Il faut dire en effet que la formulation de la loi DADVSI était très ambigüe, puisque seule la reproduction d’une œuvre (et pas la représentation) est directement visée  » à des fins de conservation ou pour préserver les conditions de sa consultation sur place« . Formule énigmatique qui a suscité une multitude d’interprations contradictioires.

Le vote de la loi Hadopi était l’occasion de lever cette ambiguïté une bonne fois pour toute, mais tel n’a pas été l’avis de la Commission des lois de l’Assemblée nationale. L’amendement repris et proposé par le député Patrick Bloche a été sèchement éconduit (voir ici pour le rapport complet) :

[La Commission] examine un amendement de M. Patrick Bloche ayant pour objet, pour les bibliothèques, musées et archives, de coupler à l’autorisation de reproduction d’une œuvre, une autorisation de diffuser la copie ainsi réalisée.

M. Patrick Bloche. Il convient de corriger à la marge la loi sur le droit d’auteur et les droits voisins dans la société de l’information, pour permettre la conservation et la consultation sur place des œuvres dans les bibliothèques, les musées et les services d’archives.

M. le rapporteur. La loi sur le droit d’auteur et les droits voisins dans la société de l’information avait procédé à la transposition la plus extensive possible de la directive communautaire. Aller au-delà des dispositions existantes risquerait de contredire les exigences du test en trois étapes.

Or ce n’est pas exact si l’on lit bien la directive de 2001.

Il est vrai que l’exception prévue au bénéfice des bibliothèques, archives et musées est liée uniquement à la notion de reproduction (l’article 5.2.c parle des « actes de reproduction spécifiques effectuées par les bibliothèques accessibles au public, des établissements d’enseignement ou des musées ou par des archives, qui ne cherchent aucun avantage commercial ou économique direct ou indirect ».)

Mais un peu loin, l’article 5.3.n permet aux Etats-Membres de prévoir des exception pour autoriser « l’utilisation, par communication ou mise à disposition, à des fins de recherche ou d’études privées, au moyen de terminaux spécialisés, à des particuliers dans les locaux des établissements visés au paragraphe 2, point c » (soit précisément les bibliothèques, établissements d’enseignement, archives et musées).

Donc il est faux de dire, comme le fait le rapporteur, que le législateur est allé aussi loin qu’il le pouvait avec la loi DADVSI en matière d’exception conservation.

En l’état actuel des choses, l’exception est quasiment sans intérêt, puisqu’il est impossible théoriquement de communiquer les copies des œuvres endommagées aux utilisateurs, sous quelque forme que ce soit.
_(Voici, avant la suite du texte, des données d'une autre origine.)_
# PhilippBongartz/RepeatResolver

Measured on AMD Instinct MI355X. Metric: sum-of-pairs DP cells/sec, higher is better.
Workload: dtype u32

## Files before the change

### repeatresolver_amd/csrc/pwr_device.hip

```cpp
#include <hip/hip_runtime.h>

#include <algorithm>
#include <chrono>
#include <cstdint>
#include <cstdio>
#include <cstdlib>
#include <cstring>
#include <new>
#include <thread>
#include <type_traits>
#include <vector>

#include "pwr.h"

#define PWR_INF 0x40000000u
#define PWR_BIG 0x7fffffff

struct Hdr {
    int W;
    int nslots;
    int nfree;
    int cur;
    int status;
    int stop;
// ... 593 lines not shown
            const unsigned upc = (y == 0 || y == W - 1) ? PWR_INF : max(w[5], covl);
            const int gq = (int)(carry + gin);
            rec2[2 * i] = make_int4((int)w[0] - gq, (int)w[1] - gq, (int)w[2] - gq, (int)w[3] - gq);
            rec2[2 * i + 1] = make_int4((int)(upc == PWR_INF ? PWR_INF - 1u : upc) - gq, gq, (int)PWR_INF - gq, 0);
            maxS = max(maxS, max(max(w[0], w[1]), max(max(w[2], w[3]), max(w[4], w[5]))));
        }
        carry += tot;
        __syncthreads();
    }
    const unsigned mx = (unsigned)(~block_min_u32<GATHER_NT>(~maxS, sh));
    for (int o = 32; o > 0; o >>= 1) ucost += __shfl_xor(ucost, o);
    if ((tid & 63) == 0) s_u[tid >> 6] = ucost;
    __syncthreads();
    if (tid == 0) {
        unsigned long long U = 0;
        for (int w = 0; w < GATHER_NT / 64; ++w) U += s_u[w];
        __hip_atomic_store(&part[g].ucost, U, __ATOMIC_RELAXED, __HIP_MEMORY_SCOPE_AGENT);
        __hip_atomic_store(&part[g].maxS, mx, __ATOMIC_RELAXED, __HIP_MEMORY_SCOPE_AGENT);
        __hip_atomic_store(&part[g].lastcov, tag, __ATOMIC_RELEASE, __HIP_MEMORY_SCOPE_AGENT);
    }
    if (g == GATHER_G - 1 && tid < 64) {
        unsigned long long Ut = 0, cs = 0;
        unsigned mxt = 0;
        if (tid < GATHER_G) {
            while (__hip_atomic_load(&part[tid].lastcov, __ATOMIC_ACQUIRE, __HIP_MEMORY_SCOPE_AGENT) != tag) __builtin_amdgcn_s_sleep(1);
            Ut = __hip_atomic_load(&part[tid].ucost, __ATOMIC_RELAXED, __HIP_MEMORY_SCOPE_AGENT);
            mxt = __hip_atomic_load(&part[tid].maxS, __ATOMIC_RELAXED, __HIP_MEMORY_SCOPE_AGENT);
            cs = part[tid].cells;
        }
        for (int o = 32; o > 0; o >>= 1) { Ut += __shfl_xor(Ut, o); cs += __shfl_xor(cs, o); mxt = max(mxt, (unsigned)__shfl_xor((int)mxt, o)); }
        if (tid == 0) {
            const unsigned long long bound = Ut + (unsigned long long)mxt * (unsigned long long)(2 * B + 4096);
            m->maxS = mxt; m->cells = cs;
            m->wide = (jb.force64 || !(bound < (unsigned long long)PWR_INF && carry < (1u << 29))) ? 1 : 0;
            if (m->wide) st.hdr->need64 = 65;
        }
    }
}

#define V2_D 128
#define V2_PD 512
#define V2_R 64
#define V2_SPINS 256
#define FBIG 0x3fffffff
#define UNI(v) __builtin_amdgcn_readfirstlane(v)

__device__ __forceinline__ unsigned acc_push(unsigned acc, unsigned long long mask)
{
    unsigned long long carry_out;
    asm("v_addc_co_u32_e64 %0, %1, %0, %0, %2" : "+v"(acc), "=s"(carry_out) : "s"(mask));
    return acc;
}
#define ICMP_SGE 39
#define ICMP_SLE 41

#define V2_LOAD(MSX, SLOT, AU, AG, AI, GL)                                                       \
    {                                                                                            \
        _Pragma("unroll") for (int i = 0; i < C; ++i) {                                          \
            const int y_ = lo + (MSX) * MS + lc + i;                                             \
            int4 p_ = make_int4(PWR_BIG / 2, PWR_BIG / 2, PWR_BIG / 2, PWR_BIG / 2);             \
            int4 q_ = make_int4(PWR_BIG / 2, 0, PWR_BIG / 2, 0);                                 \
            if (y_ <= hi) { p_ = rec2[2 * (y_ - lo)]; q_ = rec2[2 * (y_ - lo) + 1]; }            \
            ldsS[wave][SLOT][0][lc + i] = p_.x; ldsS[wave][SLOT][1][lc + i] = p_.y;              \
            ldsS[wave][SLOT][2][lc + i] = p_.z; ldsS[wave][SLOT][3][lc + i] = p_.w;              \
            AU[i] = q_.x; AG[i] = q_.y; AI[i] = q_.z;                                            \
        }                                                                                        \
        const int yq_ = lo + (MSX) * MS - 1;                                                     \
        GL = (yq_ >= lo && yq_ <= hi) ? UNI(rec2[2 * (yq_ - lo) + 1].y) : 0;                     \
    }
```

Alors que l’on sait très bien qu’il existe des œuvres assez récentes mais fragiles (je pense à la presse notamment) qui nécessiteraient la mis en œuvre de programmes de préservation. Avec la loi DADVSI, les institutions ne peuvent mettre en place que des dark archives … en attendant que les œuvres tombent dans le domaine public pour pouvoir diffuser les copies ! Absurde !

La réaction du législateur français est assez surprenante quand on regarde ce qui se passe ailleurs en Europe. A la lecture du récent rapport de l’OMPI sur les exceptions au bénéfice des bibliothèques dans le monde, on se rend compte que plusieurs pays d’Europe permettent la reproduction et la communication d’œuvres protégées à des fins de recherche et d’études privées (Danemark, Finlande, Estonie, Hongrie, Allemagne, Lituanie, Malte, Pologne, Espagne) et d’autres on introduit des exceptions conservation qui permettent manifestement la communication sur place (Estonie, Irlande, Luxembourg …).

La preuve que l’on peut aller au-delà de la loi DADVSI sans violer la directive ! Le législateur l’a même déjà fait, puisqu’il a permis aux institutions dépositaires du dépôt légal (CNC, BnF, INA) de reproduire et de communiquer les copies dans leurs emprises …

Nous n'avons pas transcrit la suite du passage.